TASK REQUIREMENTS: Each entry shown below is to be reproduced exactly.

====== INPUT ======

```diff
@@ -430,7 +427,7 @@
     }
 }
 
-template __global__ void k_pyr_level<8, 12>(uint8_t *, size_t, const LevelGeom *, int, const int32_t *, int, int);
-template __global__ void k_pyr_level<16, 22>(uint8_t *, size_t, const LevelGeom *, int, const int32_t *, int, int);
+template __global__ void k_pyr_level<8, 12>(uint8_t *, size_t, const LevelGeom *, int, const int32_t *, int, int, const PyrColRec *, const uint32_t *, uint32_t, uint32_t);
+template __global__ void k_pyr_level<16, 22>(uint8_t *, size_t, const LevelGeom *, int, const int32_t *, int, int, const PyrColRec *, const uint32_t *, uint32_t, uint32_t);
 template __global__ void k_pyr_pad<true>(const uint8_t *, int, size_t, uint8_t *, size_t, const LevelGeom *, int);
 template __global__ void k_pyr_pad<false>(const uint8_t *, int, size_t, uint8_t *, size_t, const LevelGeom *, int);
diff --git a/orb_slam2v2-1_amd/csrc/orbx_size_plan.h b/orb_slam2v2-1_amd/csrc/orbx_size_plan.h
--- a/orb_slam2v2-1_amd/csrc/orbx_size_plan.h
+++ b/orb_slam2v2-1_amd/csrc/orbx_size_plan.h
@@ -391,3 +391,80 @@
     *out = std::move(p);
     return ORBX_OK;
 }
+
+struct PyrColRec {
+    uint32_t A;
+    uint32_t sel;
+    uint32_t aa, ab;
+};
+#define PYR_BAND_HEAD 8
+enum { PYR_BAND_RF = 0, PYR_BAND_MASK = 1, PYR_BAND_LASTK = 2, PYR_BAND_NROW = 3, PYR_BAND_REGULAR = 4, PYR_BAND_DROW = 5, PYR_BAND_SROW = 6 };
+static inline int pyr_band_sr(int rw) { return rw == 16 ? 22 : 12; }
+static inline int pyr_band_words(int rw) { return PYR_BAND_HEAD + pyr_band_sr(rw); }
+struct PyrRecords {
+    std::vector<PyrColRec> cols;
+    std::vector<uint32_t> bands;
+    int nxc[ORBX_MAX_LEVELS], colOff[ORBX_MAX_LEVELS];
+    int nbands[2][ORBX_MAX_LEVELS], bandOff[2][ORBX_MAX_LEVELS];
+};
+static inline uint32_t pyr_rcp(uint32_t d) { return 0xFFFFFFFFu / std::max(d, 1u); }
+
+static inline void plan_pyr_records(const SizeInput &in, const SizePlan &sp, PyrRecords *out) {
+    PyrRecords r = {};
+    const std::vector<int32_t> &tab = sp.tab;
+    for (int l = 0; l < ORBX_MAX_LEVELS; l++) r.bandOff[0][l] = r.bandOff[1][l] = -1;
+    for (int l = 1; l < in.nlevels; l++) {
+        const LevelGeom &G = sp.geom[l], &S = sp.geom[l - 1];
+        const int nxc = (G.w + 1 + 127) / 128;
+        r.nxc[l] = nxc;
+        r.colOff[l] = (int)r.cols.size();
+        for (int j = 0; j < nxc * 64; j++) {
+            const int x0 = 2 * j - 1, x1 = x0 + 1;
+            const int xa = std::min(std::max(x0, 0), G.w - 1), xb = std::min(x1, G.w - 1);
+            const int ca = ORBX_EDGE + tab[G.xofsOff + xa], cb = ORBX_EDGE + tab[G.xofsOff + xb];
+            PyrColRec c;
+            c.A = (uint32_t)(ca & ~3);
+            c.sel = (uint32_t)(ca - (int)c.A) | ((uint32_t)(cb - (int)c.A) << 8) | (x0 < G.w ? 1u << 16 : 0u);
+            c.aa = (uint32_t)tab[G.xalphaOff + xa];
+            c.ab = (uint32_t)tab[G.xalphaOff + xb];
+            r.cols.push_back(c);
+        }
+        for (int f = 0; f < 2; f++) {
+            const int RW = f ? 16 : 8, SR = pyr_band_sr(RW), words = pyr_band_words(RW);
+            if (f == 1 && !(in.scale_factor <= 1.25f)) continue;
+            const int nb = (G.h + RW - 1) / RW;
+            r.nbands[f][l] = nb;
+            r.bandOff[f][l] = (int)r.bands.size();
+            r.bands.resize(r.bands.size() + (size_t)nb * words, 0u);
+            for (int band = 0; band < nb; band++) {
+                uint32_t *w = &r.bands[(size_t)r.bandOff[f][l] + (size_t)band * words];
+                const int y0 = band * RW, nrow = std::min(RW, G.h - y0);
+                const int rf = tab[G.yofsOff + y0];
+                bool regular = rf >= 0;
+                uint32_t mask = 0;
+                for (int i = 0; i < nrow && regular; i++) {
+                    const int sy = tab[G.yofsOff + y0 + i], kk = sy + 1 - rf;
+                    regular = sy + 1 <= S.h - 1 && kk < SR && (i == 0 || sy > tab[G.yofsOff + y0 + i - 1]);
+                    if (regular) mask |= 1u << kk;
+                }
+                w[PYR_BAND_RF] = (uint32_t)rf;
+                w[PYR_BAND_NROW] = (uint32_t)nrow;
+                w[PYR_BAND_DROW] = (uint32_t)((ORBX_EDGE + y0) * G.pstride + ORBX_EDGE - 1);
+                if (!regular) continue;
+                w[PYR_BAND_REGULAR] = 1;
+                w[PYR_BAND_MASK] = mask;
+                int lastk = 0;
+                while ((mask >> lastk) > 1u) lastk++;
+                w[PYR_BAND_LASTK] = (uint32_t)lastk;
+                w[PYR_BAND_SROW] = (uint32_t)(rf * S.pstride);
+                for (int i = 0; i < nrow; i++) {
+                    const int kk = tab[G.yofsOff + y0 + i] + 1 - rf;
+                    const uint32_t bb = (uint32_t)tab[G.ybetaOff + y0 + i];
+                    w[PYR_BAND_HEAD + kk] = ((bb & 0xFFFu) << 12) | ((bb >> 16) & 0xFFFu);
+                }
+            }
+        }
+    }
+    r.bands.resize(r.bands.size() + 64, 0u);
+    *out = std::move(r);
+}
```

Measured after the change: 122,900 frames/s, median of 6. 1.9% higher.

======

YOUR RESPONSE:
```diff
@@ -430,7 +427,7 @@
     }
 }
 
-template __global__ void k_pyr_level<8, 12>(uint8_t *, size_t, const LevelGeom *, int, const int32_t *, int, int);
-template __global__ void k_pyr_level<16, 22>(uint8_t *, size_t, const LevelGeom *, int, const int32_t *, int, int);
+template __global__ void k_pyr_level<8, 12>(uint8_t *, size_t, const LevelGeom *, int, const int32_t *, int, int, const PyrColRec *, const uint32_t *, uint32_t, uint32_t);
+template __global__ void k_pyr_level<16, 22>(uint8_t *, size_t, const LevelGeom *, int, const int32_t *, int, int, const PyrColRec *, const uint32_t *, uint32_t, uint32_t);
 template __global__ void k_pyr_pad<true>(const uint8_t *, int, size_t, uint8_t *, size_t, const LevelGeom *, int);
 template __global__ void k_pyr_pad<false>(const uint8_t *, int, size_t, uint8_t *, size_t, const LevelGeom *, int);
diff --git a/orb_slam2v2-1_amd/csrc/orbx_size_plan.h b/orb_slam2v2-1_amd/csrc/orbx_size_plan.h
--- a/orb_slam2v2-1_amd/csrc/orbx_size_plan.h
+++ b/orb_slam2v2-1_amd/csrc/orbx_size_plan.h
@@ -391,3 +391,80 @@
     *out = std::move(p);
     return ORBX_OK;
 }
+
+struct PyrColRec {
+    uint32_t A;
+    uint32_t sel;
+    uint32_t aa, ab;
+};
+#define PYR_BAND_HEAD 8
+enum { PYR_BAND_RF = 0, PYR_BAND_MASK = 1, PYR_BAND_LASTK = 2, PYR_BAND_NROW = 3, PYR_BAND_REGULAR = 4, PYR_BAND_DROW = 5, PYR_BAND_SROW = 6 };
+static inline int pyr_band_sr(int rw) { return rw == 16 ? 22 : 12; }
+static inline int pyr_band_words(int rw) { return PYR_BAND_HEAD + pyr_band_sr(rw); }
+struct PyrRecords {
+    std::vector<PyrColRec> cols;
+    std::vector<uint32_t> bands;
+    int nxc[ORBX_MAX_LEVELS], colOff[ORBX_MAX_LEVELS];
+    int nbands[2][ORBX_MAX_LEVELS], bandOff[2][ORBX_MAX_LEVELS];
+};
+static inline uint32_t pyr_rcp(uint32_t d) { return 0xFFFFFFFFu / std::max(d, 1u); }
+
+static inline void plan_pyr_records(const SizeInput &in, const SizePlan &sp, PyrRecords *out) {
+    PyrRecords r = {};
+    const std::vector<int32_t> &tab = sp.tab;
+    for (int l = 0; l < ORBX_MAX_LEVELS; l++) r.bandOff[0][l] = r.bandOff[1][l] = -1;
+    for (int l = 1; l < in.nlevels; l++) {
+        const LevelGeom &G = sp.geom[l], &S = sp.geom[l - 1];
+        const int nxc = (G.w + 1 + 127) / 128;
+        r.nxc[l] = nxc;
+        r.colOff[l] = (int)r.cols.size();
+        for (int j = 0; j < nxc * 64; j++) {
+            const int x0 = 2 * j - 1, x1 = x0 + 1;
+            const int xa = std::min(std::max(x0, 0), G.w - 1), xb = std::min(x1, G.w - 1);
+            const int ca = ORBX_EDGE + tab[G.xofsOff + xa], cb = ORBX_EDGE + tab[G.xofsOff + xb];
+            PyrColRec c;
+            c.A = (uint32_t)(ca & ~3);
+            c.sel = (uint32_t)(ca - (int)c.A) | ((uint32_t)(cb - (int)c.A) << 8) | (x0 < G.w ? 1u << 16 : 0u);
+            c.aa = (uint32_t)tab[G.xalphaOff + xa];
+            c.ab = (uint32_t)tab[G.xalphaOff + xb];
+            r.cols.push_back(c);
+        }
+        for (int f = 0; f < 2; f++) {
+            const int RW = f ? 16 : 8, SR = pyr_band_sr(RW), words = pyr_band_words(RW);
+            if (f == 1 && !(in.scale_factor <= 1.25f)) continue;
+            const int nb = (G.h + RW - 1) / RW;
+            r.nbands[f][l] = nb;
+            r.bandOff[f][l] = (int)r.bands.size();
+            r.bands.resize(r.bands.size() + (size_t)nb * words, 0u);
+            for (int band = 0; band < nb; band++) {
+                uint32_t *w = &r.bands[(size_t)r.bandOff[f][l] + (size_t)band * words];
+                const int y0 = band * RW, nrow = std::min(RW, G.h - y0);
+                const int rf = tab[G.yofsOff + y0];
+                bool regular = rf >= 0;
+                uint32_t mask = 0;
+                for (int i = 0; i < nrow && regular; i++) {
+                    const int sy = tab[G.yofsOff + y0 + i], kk = sy + 1 - rf;
+                    regular = sy + 1 <= S.h - 1 && kk < SR && (i == 0 || sy > tab[G.yofsOff + y0 + i - 1]);
+                    if (regular) mask |= 1u << kk;
+                }
+                w[PYR_BAND_RF] = (uint32_t)rf;
+                w[PYR_BAND_NROW] = (uint32_t)nrow;
+                w[PYR_BAND_DROW] = (uint32_t)((ORBX_EDGE + y0) * G.pstride + ORBX_EDGE - 1);
+                if (!regular) continue;
+                w[PYR_BAND_REGULAR] = 1;
+                w[PYR_BAND_MASK] = mask;
+                int lastk = 0;
+                while ((mask >> lastk) > 1u) lastk++;
+                w[PYR_BAND_LASTK] = (uint32_t)lastk;
+                w[PYR_BAND_SROW] = (uint32_t)(rf * S.pstride);
+                for (int i = 0; i < nrow; i++) {
+                    const int kk = tab[G.yofsOff + y0 + i] + 1 - rf;
+                    const uint32_t bb = (uint32_t)tab[G.ybetaOff + y0 + i];
+                    w[PYR_BAND_HEAD + kk] = ((bb & 0xFFFu) << 12) | ((bb >> 16) & 0xFFFu);
+                }
+            }
+        }
+    }
+    r.bands.resize(r.bands.size() + 64, 0u);
+    *out = std::move(r);
+}
```

Measured after the change: 122,900 frames/s, median of 6. 1.9% higher.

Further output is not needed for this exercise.